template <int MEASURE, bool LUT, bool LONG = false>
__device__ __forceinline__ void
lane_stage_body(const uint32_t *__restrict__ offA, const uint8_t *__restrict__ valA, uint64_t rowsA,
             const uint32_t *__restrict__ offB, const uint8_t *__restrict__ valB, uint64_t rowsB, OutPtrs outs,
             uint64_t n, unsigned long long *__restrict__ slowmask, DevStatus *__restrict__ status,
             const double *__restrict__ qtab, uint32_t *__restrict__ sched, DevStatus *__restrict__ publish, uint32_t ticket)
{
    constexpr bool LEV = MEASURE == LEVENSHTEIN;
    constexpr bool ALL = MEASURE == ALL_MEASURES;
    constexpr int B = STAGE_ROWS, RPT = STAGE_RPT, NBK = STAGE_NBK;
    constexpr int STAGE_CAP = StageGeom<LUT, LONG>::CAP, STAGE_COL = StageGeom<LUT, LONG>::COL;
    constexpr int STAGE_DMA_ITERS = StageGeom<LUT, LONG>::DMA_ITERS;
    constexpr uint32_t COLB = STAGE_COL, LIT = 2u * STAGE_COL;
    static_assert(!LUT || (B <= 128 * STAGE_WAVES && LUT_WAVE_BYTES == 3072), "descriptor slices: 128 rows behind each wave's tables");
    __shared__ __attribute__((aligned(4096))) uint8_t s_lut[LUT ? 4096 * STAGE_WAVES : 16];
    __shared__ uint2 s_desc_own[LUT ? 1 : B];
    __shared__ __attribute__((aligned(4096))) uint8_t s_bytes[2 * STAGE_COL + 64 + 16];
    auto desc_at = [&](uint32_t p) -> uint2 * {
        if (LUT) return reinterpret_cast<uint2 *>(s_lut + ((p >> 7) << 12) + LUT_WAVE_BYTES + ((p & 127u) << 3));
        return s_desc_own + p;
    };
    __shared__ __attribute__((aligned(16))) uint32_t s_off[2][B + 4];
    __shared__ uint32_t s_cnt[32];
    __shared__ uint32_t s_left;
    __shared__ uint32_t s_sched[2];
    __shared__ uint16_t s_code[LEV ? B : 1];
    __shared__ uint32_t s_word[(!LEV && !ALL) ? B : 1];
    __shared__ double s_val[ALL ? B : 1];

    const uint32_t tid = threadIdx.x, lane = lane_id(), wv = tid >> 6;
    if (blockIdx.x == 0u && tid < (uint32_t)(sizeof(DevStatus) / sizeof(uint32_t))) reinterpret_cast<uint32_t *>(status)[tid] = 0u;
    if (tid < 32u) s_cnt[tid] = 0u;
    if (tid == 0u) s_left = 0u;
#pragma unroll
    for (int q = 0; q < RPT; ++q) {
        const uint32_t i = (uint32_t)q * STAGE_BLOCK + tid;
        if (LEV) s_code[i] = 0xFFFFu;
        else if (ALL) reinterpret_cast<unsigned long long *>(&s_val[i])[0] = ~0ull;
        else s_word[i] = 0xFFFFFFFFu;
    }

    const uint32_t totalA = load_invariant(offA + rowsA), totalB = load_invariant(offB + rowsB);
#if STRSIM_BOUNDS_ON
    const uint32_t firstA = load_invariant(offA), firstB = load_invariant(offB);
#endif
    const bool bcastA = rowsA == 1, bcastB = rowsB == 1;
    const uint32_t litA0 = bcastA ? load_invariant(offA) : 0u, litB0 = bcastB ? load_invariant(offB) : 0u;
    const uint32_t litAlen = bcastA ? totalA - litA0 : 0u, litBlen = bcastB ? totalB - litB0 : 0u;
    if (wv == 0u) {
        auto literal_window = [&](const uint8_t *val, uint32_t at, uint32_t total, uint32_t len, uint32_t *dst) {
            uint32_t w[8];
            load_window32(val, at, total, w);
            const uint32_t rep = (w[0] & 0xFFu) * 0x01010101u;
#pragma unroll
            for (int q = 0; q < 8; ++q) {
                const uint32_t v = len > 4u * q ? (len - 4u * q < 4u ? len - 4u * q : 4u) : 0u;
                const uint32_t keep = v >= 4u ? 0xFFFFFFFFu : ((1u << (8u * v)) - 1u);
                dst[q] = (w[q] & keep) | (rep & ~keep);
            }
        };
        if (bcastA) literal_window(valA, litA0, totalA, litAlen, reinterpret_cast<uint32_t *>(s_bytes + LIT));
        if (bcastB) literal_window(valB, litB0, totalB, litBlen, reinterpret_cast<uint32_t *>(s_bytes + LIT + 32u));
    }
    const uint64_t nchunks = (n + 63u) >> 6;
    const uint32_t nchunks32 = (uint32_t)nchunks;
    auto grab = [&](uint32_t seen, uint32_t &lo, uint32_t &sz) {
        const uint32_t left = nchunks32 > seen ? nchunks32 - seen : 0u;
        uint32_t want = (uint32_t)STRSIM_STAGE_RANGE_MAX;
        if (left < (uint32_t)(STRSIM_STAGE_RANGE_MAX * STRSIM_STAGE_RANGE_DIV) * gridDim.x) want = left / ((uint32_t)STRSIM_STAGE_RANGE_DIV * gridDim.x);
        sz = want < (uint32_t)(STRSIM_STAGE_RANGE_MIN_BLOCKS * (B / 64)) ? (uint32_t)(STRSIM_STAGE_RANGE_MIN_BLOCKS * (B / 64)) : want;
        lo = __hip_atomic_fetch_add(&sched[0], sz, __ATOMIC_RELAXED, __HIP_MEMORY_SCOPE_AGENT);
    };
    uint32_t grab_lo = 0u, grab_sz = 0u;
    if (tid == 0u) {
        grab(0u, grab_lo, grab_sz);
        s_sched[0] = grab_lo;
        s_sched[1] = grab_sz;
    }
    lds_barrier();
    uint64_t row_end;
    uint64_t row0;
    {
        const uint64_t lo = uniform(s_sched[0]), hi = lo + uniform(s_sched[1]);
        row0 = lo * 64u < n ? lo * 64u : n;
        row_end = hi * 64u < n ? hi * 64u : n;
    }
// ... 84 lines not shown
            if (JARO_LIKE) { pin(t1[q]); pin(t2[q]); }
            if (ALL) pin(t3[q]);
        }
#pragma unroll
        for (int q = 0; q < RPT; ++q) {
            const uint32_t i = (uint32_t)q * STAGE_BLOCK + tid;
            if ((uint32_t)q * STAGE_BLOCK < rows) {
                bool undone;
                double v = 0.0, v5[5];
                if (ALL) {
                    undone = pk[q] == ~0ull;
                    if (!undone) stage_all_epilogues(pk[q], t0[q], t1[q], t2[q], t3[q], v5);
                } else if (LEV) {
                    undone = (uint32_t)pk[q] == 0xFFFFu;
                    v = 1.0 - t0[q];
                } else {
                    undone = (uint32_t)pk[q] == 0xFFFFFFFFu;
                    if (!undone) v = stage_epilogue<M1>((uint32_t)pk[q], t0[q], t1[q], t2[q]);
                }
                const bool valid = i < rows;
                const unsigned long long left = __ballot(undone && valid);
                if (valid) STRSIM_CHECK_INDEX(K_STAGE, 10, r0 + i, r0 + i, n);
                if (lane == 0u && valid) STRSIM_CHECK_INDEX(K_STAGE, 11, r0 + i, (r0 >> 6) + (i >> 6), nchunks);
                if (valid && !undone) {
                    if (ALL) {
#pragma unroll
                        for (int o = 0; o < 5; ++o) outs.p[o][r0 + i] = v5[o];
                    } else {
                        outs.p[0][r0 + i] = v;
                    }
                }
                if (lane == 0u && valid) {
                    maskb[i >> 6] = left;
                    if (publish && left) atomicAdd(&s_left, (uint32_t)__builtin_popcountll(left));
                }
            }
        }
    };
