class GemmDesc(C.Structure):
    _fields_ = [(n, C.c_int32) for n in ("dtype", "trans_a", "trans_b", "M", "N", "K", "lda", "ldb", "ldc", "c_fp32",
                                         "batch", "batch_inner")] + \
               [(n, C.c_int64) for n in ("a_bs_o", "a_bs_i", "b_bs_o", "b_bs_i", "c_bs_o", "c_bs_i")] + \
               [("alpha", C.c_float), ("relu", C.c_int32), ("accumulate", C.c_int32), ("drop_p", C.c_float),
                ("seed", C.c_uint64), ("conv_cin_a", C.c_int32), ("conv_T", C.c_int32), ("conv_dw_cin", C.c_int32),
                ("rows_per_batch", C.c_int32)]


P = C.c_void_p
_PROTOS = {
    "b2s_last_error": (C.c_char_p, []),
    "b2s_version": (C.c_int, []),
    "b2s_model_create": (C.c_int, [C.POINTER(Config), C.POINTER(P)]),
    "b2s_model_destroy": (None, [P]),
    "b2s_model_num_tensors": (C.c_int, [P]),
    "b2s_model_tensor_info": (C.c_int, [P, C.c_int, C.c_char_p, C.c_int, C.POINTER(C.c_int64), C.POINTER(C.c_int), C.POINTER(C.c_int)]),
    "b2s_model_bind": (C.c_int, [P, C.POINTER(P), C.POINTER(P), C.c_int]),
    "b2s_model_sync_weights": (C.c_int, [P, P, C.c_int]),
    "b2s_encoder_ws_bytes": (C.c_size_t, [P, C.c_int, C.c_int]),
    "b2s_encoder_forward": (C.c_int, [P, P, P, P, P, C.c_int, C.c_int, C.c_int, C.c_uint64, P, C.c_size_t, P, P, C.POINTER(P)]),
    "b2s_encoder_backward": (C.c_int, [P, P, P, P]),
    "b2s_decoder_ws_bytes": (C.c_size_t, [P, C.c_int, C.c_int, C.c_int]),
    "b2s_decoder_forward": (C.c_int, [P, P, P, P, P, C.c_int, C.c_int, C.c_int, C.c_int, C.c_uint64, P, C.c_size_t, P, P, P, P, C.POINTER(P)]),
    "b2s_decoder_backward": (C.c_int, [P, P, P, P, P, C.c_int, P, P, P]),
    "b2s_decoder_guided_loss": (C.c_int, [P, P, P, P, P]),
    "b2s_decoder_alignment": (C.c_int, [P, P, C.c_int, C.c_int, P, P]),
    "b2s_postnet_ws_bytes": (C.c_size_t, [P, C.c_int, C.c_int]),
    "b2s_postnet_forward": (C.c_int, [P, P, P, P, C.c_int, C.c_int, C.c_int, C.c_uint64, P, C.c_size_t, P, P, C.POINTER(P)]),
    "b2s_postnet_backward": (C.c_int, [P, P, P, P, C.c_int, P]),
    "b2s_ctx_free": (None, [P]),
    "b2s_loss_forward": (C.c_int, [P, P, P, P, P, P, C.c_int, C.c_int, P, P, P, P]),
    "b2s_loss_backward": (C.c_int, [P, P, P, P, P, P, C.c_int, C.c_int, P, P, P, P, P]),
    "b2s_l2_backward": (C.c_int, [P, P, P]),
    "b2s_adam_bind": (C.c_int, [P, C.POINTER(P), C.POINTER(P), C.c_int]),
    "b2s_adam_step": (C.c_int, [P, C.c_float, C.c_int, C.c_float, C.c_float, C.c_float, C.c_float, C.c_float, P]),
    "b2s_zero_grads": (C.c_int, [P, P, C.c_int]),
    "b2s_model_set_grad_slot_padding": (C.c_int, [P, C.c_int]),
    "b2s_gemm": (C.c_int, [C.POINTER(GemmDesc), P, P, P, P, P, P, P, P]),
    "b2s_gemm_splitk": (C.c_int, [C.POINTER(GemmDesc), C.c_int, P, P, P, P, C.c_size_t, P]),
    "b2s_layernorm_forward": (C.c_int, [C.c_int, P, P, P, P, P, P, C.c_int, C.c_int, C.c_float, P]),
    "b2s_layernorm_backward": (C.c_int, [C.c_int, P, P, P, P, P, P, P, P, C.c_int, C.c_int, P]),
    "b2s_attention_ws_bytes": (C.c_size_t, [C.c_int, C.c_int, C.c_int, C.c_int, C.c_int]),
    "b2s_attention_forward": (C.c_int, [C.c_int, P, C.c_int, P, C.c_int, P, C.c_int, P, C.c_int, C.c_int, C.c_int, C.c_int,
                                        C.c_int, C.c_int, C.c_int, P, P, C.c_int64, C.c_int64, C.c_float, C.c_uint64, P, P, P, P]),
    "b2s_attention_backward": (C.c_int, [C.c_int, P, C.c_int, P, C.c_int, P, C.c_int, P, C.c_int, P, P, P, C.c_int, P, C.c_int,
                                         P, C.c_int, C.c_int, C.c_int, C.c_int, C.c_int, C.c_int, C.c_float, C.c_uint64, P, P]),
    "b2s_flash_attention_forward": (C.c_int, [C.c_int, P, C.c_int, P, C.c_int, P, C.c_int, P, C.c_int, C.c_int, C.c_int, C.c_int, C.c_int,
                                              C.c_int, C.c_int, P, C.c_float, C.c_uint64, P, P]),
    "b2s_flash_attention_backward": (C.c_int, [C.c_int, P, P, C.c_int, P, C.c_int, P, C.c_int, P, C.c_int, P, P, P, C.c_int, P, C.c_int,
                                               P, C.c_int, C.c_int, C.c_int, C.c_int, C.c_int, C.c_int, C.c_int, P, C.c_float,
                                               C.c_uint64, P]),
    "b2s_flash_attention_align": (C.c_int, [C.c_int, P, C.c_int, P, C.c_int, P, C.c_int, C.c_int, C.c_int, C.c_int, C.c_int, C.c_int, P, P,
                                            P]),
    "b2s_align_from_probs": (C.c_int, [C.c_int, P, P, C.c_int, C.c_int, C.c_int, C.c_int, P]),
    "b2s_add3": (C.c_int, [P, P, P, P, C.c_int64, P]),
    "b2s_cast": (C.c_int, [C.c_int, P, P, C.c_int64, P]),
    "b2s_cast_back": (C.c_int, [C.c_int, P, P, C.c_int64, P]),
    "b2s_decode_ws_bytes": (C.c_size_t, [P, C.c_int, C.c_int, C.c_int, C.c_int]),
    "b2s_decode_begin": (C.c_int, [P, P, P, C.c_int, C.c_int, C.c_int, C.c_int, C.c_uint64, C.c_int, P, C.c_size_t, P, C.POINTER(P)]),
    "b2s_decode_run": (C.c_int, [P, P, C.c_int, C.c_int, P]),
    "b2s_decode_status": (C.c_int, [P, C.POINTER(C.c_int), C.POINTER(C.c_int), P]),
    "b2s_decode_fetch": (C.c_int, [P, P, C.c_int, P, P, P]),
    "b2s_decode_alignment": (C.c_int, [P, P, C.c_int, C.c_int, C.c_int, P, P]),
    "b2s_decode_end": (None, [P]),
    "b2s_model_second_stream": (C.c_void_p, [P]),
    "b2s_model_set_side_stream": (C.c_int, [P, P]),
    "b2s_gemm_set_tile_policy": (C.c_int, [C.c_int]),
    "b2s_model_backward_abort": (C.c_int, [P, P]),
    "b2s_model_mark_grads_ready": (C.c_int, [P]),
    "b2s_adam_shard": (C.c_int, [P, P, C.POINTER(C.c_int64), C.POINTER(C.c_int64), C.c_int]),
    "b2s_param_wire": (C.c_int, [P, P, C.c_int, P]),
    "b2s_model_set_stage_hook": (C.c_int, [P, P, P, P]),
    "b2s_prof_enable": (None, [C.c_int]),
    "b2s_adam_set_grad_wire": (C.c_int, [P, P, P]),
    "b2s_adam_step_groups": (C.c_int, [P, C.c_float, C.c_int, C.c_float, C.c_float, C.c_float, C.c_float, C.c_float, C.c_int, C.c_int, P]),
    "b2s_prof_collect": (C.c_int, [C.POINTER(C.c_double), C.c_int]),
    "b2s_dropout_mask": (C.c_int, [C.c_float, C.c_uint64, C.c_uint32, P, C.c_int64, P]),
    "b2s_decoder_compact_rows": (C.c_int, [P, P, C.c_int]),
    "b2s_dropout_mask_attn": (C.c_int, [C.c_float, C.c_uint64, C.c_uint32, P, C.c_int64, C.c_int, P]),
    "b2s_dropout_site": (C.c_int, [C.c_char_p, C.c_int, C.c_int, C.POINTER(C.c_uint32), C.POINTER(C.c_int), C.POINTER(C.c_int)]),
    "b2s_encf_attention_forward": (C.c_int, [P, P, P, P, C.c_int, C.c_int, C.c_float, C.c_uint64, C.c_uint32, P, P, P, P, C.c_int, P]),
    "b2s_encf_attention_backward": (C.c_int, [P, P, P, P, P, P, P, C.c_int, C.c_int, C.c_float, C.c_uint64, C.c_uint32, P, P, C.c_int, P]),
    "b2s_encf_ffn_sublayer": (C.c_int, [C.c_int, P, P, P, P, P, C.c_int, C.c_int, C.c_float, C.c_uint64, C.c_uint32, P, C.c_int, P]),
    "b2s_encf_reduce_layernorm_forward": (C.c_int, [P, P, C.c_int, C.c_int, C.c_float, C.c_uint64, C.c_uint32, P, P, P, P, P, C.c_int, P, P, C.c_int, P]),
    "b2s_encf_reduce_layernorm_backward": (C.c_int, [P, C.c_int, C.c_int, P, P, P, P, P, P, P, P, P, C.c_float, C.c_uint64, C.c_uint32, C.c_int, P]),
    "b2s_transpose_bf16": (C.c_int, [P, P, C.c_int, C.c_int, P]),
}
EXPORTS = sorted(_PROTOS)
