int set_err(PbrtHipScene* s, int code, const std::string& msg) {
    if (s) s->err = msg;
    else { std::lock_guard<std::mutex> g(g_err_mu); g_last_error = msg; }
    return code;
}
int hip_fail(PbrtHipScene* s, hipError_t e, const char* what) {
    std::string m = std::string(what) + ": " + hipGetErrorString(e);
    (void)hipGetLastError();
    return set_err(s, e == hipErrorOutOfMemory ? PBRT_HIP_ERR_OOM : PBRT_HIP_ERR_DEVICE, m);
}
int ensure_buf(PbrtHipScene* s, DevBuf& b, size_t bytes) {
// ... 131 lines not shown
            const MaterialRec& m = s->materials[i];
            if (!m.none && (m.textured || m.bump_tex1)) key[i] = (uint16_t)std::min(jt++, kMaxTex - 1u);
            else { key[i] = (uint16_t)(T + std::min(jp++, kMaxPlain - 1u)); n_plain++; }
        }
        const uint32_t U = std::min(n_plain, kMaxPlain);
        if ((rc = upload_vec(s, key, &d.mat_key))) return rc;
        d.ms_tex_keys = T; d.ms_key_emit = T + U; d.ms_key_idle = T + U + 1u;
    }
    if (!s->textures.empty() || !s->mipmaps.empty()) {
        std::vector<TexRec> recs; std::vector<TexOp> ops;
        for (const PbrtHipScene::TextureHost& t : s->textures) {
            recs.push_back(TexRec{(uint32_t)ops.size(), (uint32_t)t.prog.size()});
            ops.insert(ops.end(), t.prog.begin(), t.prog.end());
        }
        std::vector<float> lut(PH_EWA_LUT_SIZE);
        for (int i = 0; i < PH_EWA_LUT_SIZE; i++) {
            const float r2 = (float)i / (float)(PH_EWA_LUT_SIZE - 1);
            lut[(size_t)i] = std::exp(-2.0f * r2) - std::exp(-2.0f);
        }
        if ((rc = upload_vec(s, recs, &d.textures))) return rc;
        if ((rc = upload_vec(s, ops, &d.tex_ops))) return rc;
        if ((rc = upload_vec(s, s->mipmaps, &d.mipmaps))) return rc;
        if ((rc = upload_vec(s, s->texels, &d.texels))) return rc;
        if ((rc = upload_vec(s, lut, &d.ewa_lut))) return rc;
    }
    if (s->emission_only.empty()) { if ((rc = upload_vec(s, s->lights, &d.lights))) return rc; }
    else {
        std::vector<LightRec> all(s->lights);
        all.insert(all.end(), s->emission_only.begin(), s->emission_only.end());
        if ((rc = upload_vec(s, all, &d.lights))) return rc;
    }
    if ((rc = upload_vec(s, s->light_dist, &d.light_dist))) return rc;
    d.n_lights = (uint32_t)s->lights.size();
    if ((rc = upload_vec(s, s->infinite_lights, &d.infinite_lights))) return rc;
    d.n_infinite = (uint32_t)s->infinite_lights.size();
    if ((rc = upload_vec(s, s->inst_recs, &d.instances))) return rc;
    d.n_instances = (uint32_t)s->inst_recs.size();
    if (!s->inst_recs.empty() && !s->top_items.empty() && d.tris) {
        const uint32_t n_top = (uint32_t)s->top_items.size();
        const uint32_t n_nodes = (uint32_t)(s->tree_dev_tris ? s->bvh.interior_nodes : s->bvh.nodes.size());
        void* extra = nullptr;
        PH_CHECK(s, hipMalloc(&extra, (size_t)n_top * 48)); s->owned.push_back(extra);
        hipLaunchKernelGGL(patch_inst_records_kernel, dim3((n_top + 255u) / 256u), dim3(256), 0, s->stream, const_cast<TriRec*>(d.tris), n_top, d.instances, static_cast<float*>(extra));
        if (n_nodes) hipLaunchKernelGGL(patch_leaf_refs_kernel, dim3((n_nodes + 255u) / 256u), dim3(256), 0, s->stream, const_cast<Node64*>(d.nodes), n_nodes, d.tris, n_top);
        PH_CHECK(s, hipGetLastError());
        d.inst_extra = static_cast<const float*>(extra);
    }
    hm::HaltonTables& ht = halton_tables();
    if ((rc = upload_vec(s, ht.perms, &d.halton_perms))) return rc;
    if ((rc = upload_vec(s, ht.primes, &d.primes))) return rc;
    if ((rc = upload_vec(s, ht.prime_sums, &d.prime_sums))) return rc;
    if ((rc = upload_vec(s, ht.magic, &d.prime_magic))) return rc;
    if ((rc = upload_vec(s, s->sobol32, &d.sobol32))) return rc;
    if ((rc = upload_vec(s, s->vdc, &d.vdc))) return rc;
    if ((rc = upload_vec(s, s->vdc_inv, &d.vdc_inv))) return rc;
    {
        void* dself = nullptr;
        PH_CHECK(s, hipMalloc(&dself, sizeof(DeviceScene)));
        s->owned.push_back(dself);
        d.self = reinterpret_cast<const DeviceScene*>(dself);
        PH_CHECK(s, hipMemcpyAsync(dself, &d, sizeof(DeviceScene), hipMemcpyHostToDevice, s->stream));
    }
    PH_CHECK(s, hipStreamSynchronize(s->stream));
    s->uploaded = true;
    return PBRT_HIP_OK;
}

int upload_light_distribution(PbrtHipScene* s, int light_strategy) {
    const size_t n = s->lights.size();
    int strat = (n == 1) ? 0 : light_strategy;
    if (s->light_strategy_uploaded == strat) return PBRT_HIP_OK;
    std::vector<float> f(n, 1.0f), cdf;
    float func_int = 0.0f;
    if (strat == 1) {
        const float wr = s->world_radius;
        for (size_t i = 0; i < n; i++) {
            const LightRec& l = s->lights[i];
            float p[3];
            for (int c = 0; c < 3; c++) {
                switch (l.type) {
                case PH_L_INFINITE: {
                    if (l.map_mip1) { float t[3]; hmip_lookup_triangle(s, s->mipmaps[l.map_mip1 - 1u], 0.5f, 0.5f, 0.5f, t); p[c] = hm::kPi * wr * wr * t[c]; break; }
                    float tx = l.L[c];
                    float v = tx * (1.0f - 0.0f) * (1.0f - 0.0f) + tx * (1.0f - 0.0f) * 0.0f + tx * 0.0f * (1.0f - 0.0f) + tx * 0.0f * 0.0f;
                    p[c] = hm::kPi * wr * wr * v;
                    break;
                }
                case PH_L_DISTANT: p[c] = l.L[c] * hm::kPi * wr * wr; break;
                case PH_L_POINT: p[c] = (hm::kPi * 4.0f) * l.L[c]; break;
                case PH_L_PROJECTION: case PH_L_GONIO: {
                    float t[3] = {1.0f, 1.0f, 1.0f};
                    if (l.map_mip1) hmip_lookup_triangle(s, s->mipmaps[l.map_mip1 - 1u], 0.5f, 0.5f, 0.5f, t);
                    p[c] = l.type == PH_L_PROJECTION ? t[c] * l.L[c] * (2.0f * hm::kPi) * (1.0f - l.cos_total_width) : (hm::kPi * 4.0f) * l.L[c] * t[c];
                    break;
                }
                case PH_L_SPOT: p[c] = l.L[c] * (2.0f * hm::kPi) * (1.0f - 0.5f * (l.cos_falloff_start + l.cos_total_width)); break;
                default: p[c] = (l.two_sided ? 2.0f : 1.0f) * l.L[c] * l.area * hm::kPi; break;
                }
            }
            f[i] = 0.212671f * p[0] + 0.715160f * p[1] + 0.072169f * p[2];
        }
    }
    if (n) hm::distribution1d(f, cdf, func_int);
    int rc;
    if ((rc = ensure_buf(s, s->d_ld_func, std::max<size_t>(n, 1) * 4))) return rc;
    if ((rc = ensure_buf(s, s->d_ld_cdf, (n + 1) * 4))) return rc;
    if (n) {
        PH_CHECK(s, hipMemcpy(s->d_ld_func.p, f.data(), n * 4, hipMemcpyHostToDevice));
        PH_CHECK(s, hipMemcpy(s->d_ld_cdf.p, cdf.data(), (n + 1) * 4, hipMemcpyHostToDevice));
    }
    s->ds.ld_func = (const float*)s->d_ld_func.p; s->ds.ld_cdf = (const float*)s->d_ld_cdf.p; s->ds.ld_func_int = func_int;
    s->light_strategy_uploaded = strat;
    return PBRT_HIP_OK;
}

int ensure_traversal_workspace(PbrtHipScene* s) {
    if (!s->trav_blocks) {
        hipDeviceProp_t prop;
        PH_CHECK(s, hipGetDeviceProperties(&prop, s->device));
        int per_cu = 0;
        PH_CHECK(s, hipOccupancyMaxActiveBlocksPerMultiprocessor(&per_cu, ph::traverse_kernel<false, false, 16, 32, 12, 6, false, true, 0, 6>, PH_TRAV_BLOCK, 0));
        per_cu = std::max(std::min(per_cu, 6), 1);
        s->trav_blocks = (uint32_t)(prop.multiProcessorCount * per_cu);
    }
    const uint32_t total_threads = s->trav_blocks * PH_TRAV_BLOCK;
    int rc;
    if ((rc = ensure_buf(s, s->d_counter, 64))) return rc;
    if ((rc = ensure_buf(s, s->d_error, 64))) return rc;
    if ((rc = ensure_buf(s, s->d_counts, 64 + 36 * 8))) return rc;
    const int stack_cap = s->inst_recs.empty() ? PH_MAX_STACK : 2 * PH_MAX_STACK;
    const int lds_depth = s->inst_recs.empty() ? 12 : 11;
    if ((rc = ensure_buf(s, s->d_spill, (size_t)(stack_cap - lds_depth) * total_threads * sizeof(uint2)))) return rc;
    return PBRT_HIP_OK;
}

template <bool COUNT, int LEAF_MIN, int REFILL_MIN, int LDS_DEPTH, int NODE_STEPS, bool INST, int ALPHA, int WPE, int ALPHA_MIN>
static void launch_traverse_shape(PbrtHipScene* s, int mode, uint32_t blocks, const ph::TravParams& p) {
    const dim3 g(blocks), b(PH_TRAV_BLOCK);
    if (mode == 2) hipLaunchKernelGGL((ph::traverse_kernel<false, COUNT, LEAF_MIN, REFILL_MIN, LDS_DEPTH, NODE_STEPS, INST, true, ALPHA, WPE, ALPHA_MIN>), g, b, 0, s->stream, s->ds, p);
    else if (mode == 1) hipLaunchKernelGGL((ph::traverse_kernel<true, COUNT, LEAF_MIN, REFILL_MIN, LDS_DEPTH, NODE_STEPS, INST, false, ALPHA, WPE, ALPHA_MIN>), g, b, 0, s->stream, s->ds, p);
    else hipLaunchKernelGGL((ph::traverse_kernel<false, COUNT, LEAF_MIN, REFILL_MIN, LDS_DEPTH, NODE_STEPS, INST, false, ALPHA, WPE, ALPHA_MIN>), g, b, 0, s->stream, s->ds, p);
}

_ _ _

*The task:* When you answer, output each line of the data exactly as given, from its first line up to and including the one with "s_word[(!LEV && !ALL) ? B : 1];".

*Answer to the exercise:*
template <int MEASURE, bool LUT, bool LONG = false>
__device__ __forceinline__ void
lane_stage_body(const uint32_t *__restrict__ offA, const uint8_t *__restrict__ valA, uint64_t rowsA,
             const uint32_t *__restrict__ offB, const uint8_t *__restrict__ valB, uint64_t rowsB, OutPtrs outs,
             uint64_t n, unsigned long long *__restrict__ slowmask, DevStatus *__restrict__ status,
             const double *__restrict__ qtab, uint32_t *__restrict__ sched, DevStatus *__restrict__ publish, uint32_t ticket)
{
    constexpr bool LEV = MEASURE == LEVENSHTEIN;
    constexpr bool ALL = MEASURE == ALL_MEASURES;
    constexpr int B = STAGE_ROWS, RPT = STAGE_RPT, NBK = STAGE_NBK;
    constexpr int STAGE_CAP = StageGeom<LUT, LONG>::CAP, STAGE_COL = StageGeom<LUT, LONG>::COL;
    constexpr int STAGE_DMA_ITERS = StageGeom<LUT, LONG>::DMA_ITERS;
    constexpr uint32_t COLB = STAGE_COL, LIT = 2u * STAGE_COL;
    static_assert(!LUT || (B <= 128 * STAGE_WAVES && LUT_WAVE_BYTES == 3072), "descriptor slices: 128 rows behind each wave's tables");
    __shared__ __attribute__((aligned(4096))) uint8_t s_lut[LUT ? 4096 * STAGE_WAVES : 16];
    __shared__ uint2 s_desc_own[LUT ? 1 : B];
    __shared__ __attribute__((aligned(4096))) uint8_t s_bytes[2 * STAGE_COL + 64 + 16];
    auto desc_at = [&](uint32_t p) -> uint2 * {
        if (LUT) return reinterpret_cast<uint2 *>(s_lut + ((p >> 7) << 12) + LUT_WAVE_BYTES + ((p & 127u) << 3));
        return s_desc_own + p;
    };
    __shared__ __attribute__((aligned(16))) uint32_t s_off[2][B + 4];
    __shared__ uint32_t s_cnt[32];
    __shared__ uint32_t s_left;
    __shared__ uint32_t s_sched[2];
    __shared__ uint16_t s_code[LEV ? B : 1];
    __shared__ uint32_t s_word[(!LEV && !ALL) ? B : 1];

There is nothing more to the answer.